* What you should do
Only the lines holding "unsigned" are wanted. Copy every one from the records below.
------------------------
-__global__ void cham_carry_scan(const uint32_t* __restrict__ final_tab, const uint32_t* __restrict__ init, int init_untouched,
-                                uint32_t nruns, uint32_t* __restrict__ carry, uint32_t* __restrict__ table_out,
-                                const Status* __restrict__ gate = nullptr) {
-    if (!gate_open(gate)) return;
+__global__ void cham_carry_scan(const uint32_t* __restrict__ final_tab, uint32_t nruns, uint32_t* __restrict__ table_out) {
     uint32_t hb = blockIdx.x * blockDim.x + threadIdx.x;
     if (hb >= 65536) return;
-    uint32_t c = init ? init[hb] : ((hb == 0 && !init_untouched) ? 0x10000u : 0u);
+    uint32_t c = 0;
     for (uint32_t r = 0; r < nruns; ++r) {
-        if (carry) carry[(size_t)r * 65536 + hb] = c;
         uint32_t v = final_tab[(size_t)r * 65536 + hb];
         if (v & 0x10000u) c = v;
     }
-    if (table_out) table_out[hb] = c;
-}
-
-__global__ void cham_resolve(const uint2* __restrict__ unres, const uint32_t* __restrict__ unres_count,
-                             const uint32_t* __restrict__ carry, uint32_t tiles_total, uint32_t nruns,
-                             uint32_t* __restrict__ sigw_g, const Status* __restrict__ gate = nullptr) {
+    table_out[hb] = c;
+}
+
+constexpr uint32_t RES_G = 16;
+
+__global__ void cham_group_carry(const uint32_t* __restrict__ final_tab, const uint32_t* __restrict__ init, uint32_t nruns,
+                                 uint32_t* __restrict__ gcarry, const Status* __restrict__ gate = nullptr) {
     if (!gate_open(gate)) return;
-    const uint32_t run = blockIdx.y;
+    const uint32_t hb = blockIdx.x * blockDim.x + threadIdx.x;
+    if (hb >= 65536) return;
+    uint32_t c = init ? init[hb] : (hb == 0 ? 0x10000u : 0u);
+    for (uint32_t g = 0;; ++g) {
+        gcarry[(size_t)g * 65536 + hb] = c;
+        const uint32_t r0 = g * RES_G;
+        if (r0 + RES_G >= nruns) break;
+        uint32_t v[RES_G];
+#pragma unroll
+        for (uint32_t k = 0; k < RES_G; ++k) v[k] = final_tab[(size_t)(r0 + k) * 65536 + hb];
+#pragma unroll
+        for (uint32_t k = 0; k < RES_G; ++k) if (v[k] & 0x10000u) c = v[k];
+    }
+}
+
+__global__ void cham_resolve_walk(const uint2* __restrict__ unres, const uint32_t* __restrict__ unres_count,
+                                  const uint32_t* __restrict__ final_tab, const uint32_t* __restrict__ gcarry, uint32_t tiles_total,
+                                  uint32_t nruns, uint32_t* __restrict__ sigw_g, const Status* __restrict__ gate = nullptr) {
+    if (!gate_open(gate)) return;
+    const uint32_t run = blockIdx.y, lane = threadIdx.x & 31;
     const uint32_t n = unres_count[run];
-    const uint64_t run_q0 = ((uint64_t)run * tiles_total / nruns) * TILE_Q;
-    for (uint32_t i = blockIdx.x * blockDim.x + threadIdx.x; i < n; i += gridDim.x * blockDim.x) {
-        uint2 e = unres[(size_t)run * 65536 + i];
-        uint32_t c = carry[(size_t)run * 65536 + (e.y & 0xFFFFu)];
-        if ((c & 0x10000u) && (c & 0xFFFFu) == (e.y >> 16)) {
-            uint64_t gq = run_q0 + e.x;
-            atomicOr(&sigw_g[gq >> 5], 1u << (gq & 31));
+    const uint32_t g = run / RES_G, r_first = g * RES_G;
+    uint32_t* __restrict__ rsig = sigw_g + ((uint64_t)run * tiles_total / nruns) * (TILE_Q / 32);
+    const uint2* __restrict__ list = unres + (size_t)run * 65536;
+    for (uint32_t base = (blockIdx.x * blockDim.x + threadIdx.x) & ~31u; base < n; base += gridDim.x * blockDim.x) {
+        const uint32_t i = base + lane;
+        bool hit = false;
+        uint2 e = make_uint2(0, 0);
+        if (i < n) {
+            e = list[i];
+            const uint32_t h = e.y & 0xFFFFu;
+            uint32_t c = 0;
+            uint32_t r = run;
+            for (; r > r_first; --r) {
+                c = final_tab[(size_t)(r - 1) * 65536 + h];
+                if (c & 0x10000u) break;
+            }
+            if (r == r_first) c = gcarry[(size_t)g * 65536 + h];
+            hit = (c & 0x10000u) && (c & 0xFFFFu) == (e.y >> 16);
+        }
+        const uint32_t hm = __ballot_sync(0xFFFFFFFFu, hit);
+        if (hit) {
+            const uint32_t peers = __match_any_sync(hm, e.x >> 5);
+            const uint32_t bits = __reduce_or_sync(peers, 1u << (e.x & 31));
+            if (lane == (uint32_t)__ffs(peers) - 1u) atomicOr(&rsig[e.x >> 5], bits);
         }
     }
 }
------------------------
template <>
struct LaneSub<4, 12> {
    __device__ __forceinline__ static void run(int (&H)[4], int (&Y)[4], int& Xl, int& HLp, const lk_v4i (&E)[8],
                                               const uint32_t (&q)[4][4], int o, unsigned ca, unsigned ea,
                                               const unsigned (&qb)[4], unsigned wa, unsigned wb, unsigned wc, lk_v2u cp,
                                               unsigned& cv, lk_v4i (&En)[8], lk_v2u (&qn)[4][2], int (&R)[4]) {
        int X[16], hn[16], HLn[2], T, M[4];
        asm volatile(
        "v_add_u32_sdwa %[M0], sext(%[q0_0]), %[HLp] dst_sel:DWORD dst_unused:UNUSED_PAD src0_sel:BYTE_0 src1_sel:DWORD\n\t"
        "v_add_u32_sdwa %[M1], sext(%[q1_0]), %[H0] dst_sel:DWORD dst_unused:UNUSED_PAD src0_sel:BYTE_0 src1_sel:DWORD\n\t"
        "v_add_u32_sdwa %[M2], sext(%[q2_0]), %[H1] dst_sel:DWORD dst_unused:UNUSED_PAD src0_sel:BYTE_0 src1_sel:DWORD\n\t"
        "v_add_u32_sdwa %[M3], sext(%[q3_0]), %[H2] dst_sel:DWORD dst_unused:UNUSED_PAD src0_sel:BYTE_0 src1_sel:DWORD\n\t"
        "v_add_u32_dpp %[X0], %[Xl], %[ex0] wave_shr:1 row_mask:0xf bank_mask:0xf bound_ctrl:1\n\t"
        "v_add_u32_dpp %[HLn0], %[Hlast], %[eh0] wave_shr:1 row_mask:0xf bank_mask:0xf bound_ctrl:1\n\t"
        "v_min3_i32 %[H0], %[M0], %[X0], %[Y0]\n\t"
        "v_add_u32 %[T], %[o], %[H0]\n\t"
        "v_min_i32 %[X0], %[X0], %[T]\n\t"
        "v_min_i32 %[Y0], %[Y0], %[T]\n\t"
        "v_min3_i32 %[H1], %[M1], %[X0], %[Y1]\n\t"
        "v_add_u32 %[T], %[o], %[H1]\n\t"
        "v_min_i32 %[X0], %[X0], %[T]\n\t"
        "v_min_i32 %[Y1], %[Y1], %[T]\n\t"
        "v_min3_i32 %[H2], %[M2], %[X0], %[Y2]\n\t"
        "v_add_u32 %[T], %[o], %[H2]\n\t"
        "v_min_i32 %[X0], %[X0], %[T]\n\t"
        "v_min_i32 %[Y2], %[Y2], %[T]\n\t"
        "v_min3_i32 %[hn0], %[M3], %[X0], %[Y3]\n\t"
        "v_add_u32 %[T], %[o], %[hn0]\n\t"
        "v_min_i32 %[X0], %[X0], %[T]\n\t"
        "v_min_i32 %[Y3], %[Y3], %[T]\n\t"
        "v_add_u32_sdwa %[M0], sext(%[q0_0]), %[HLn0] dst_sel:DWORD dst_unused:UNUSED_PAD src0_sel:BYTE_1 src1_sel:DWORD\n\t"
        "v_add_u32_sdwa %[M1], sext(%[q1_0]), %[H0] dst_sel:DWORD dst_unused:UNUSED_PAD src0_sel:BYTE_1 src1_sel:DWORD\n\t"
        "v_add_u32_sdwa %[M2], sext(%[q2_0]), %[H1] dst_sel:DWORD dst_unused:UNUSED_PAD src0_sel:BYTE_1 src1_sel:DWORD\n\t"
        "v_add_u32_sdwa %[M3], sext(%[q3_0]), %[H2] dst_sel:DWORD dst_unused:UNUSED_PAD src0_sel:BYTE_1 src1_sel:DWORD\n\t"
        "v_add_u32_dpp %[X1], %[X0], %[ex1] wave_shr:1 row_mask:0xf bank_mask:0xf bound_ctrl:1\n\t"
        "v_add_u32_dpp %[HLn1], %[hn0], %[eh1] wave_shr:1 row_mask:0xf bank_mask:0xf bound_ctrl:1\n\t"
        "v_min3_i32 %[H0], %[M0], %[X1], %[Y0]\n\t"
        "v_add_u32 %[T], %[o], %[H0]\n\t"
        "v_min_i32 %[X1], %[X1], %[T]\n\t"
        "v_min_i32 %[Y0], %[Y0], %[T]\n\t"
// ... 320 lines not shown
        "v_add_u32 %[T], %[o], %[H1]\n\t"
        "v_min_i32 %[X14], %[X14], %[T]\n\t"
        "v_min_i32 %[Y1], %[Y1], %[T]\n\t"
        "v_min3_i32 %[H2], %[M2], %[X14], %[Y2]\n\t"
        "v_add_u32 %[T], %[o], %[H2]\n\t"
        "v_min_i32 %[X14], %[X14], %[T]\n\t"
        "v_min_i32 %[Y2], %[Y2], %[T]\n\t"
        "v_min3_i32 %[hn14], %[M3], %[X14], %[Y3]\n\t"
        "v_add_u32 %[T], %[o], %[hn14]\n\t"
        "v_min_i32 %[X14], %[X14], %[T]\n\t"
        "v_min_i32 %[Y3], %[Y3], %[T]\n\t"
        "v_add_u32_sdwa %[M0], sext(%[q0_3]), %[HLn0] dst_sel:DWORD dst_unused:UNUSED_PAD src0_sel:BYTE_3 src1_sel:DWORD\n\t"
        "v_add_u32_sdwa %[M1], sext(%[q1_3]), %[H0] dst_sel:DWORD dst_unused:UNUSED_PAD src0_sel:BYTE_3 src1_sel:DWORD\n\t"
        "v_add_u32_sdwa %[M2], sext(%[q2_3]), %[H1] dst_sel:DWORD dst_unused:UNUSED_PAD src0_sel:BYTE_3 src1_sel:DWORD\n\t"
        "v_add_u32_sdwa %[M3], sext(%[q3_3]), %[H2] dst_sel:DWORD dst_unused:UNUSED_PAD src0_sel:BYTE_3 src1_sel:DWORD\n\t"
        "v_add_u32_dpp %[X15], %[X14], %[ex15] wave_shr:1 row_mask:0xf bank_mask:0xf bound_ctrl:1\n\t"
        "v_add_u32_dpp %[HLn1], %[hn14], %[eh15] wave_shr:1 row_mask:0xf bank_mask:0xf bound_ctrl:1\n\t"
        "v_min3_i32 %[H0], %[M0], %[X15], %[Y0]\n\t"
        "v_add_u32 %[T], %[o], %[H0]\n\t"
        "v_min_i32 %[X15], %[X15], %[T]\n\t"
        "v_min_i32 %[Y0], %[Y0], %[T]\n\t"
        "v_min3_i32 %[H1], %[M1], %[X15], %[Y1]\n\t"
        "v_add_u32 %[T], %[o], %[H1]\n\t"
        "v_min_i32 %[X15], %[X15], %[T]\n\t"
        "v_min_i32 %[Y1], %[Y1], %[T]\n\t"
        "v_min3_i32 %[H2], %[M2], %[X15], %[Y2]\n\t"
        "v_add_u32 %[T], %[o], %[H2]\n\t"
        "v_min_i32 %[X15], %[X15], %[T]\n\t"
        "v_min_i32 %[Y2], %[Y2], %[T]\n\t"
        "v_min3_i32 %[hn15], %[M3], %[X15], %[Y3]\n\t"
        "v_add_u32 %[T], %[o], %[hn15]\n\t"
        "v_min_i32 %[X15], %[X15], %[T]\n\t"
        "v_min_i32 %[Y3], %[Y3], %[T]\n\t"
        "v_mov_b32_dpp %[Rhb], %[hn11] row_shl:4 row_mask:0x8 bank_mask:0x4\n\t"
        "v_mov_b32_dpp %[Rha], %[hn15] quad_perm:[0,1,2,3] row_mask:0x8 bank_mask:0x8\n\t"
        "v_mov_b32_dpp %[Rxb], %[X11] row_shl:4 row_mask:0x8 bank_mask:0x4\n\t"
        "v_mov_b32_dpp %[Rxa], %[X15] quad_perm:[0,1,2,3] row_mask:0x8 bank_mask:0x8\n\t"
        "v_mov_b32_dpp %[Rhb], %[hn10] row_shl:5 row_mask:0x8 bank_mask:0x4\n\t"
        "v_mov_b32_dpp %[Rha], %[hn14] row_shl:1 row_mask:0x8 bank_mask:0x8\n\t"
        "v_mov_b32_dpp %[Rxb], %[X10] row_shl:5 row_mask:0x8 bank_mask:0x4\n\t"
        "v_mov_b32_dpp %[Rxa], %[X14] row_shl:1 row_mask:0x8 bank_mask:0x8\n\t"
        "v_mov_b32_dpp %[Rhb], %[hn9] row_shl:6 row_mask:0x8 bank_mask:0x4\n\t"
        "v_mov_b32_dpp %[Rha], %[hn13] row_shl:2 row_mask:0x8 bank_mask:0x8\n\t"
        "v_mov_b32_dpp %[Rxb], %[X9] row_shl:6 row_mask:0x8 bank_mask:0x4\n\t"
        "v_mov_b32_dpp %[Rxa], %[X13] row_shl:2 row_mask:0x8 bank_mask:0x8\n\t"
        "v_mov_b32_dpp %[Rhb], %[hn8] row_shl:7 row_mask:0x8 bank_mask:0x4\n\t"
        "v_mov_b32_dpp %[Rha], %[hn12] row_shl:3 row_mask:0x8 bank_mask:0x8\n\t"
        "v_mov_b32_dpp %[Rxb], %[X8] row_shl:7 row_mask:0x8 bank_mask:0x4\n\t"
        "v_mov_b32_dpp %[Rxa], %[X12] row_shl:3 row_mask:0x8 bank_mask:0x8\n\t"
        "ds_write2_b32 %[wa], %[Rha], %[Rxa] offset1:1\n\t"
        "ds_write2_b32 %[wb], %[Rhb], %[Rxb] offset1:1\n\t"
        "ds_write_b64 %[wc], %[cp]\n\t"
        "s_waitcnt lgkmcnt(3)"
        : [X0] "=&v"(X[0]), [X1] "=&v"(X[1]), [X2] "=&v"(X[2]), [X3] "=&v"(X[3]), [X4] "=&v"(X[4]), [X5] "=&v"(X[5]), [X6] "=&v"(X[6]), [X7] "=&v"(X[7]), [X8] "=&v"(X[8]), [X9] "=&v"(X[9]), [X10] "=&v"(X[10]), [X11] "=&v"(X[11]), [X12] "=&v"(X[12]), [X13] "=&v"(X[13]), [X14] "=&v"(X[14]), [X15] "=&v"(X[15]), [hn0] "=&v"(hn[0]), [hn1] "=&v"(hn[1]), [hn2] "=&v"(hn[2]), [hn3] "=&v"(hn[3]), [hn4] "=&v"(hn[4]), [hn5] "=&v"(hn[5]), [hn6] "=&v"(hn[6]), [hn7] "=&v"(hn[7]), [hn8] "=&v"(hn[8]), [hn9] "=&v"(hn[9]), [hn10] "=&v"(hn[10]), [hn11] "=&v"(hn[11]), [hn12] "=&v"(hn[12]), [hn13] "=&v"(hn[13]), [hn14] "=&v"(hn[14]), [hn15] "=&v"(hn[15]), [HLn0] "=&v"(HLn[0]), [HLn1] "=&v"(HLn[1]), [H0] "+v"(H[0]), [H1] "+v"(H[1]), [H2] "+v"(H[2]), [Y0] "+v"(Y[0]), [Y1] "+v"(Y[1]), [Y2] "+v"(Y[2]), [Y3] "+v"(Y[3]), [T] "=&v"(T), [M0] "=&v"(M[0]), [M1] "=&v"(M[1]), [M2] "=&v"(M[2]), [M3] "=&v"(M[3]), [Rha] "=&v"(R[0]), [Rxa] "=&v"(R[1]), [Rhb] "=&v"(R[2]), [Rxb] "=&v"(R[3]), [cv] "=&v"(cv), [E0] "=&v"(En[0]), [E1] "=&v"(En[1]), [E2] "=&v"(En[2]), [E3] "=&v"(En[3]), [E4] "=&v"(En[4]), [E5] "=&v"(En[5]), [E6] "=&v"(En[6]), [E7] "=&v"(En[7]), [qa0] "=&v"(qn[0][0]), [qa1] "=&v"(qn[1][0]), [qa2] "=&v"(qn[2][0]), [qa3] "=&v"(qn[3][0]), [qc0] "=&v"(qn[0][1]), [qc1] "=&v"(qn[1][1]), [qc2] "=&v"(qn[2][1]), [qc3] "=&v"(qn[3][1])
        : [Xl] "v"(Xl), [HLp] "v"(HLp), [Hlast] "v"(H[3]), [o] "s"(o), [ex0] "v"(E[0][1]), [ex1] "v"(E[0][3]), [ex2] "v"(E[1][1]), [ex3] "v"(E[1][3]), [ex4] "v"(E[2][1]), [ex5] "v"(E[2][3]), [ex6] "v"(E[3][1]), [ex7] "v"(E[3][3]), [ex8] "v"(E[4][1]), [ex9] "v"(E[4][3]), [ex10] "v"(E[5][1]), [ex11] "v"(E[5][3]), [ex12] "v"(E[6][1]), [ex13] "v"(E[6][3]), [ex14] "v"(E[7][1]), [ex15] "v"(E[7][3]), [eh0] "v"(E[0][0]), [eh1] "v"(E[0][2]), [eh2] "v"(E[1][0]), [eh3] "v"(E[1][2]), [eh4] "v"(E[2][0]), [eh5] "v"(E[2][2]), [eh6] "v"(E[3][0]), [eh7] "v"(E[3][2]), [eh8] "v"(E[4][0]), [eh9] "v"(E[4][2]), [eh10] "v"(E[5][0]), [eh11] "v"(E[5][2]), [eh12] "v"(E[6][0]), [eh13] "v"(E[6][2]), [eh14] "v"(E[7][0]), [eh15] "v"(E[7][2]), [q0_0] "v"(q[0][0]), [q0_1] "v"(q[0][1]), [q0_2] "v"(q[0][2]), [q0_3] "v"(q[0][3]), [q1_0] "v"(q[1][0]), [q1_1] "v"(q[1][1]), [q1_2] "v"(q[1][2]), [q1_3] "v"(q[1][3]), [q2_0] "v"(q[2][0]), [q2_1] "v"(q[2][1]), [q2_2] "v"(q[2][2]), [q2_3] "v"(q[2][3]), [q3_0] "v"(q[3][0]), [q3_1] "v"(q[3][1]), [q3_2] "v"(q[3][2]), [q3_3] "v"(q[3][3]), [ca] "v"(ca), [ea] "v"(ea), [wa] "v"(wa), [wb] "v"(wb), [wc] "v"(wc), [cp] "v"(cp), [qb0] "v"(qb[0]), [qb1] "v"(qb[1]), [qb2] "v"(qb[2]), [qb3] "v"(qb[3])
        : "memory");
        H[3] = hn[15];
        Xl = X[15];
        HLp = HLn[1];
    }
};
------------------------
* Problem solution
                                               const uint32_t (&q)[4][4], int o, unsigned ca, unsigned ea,
                                               const unsigned (&qb)[4], unsigned wa, unsigned wb, unsigned wc, lk_v2u cp,
                                               unsigned& cv, lk_v4i (&En)[8], lk_v2u (&qn)[4][2], int (&R)[4]) {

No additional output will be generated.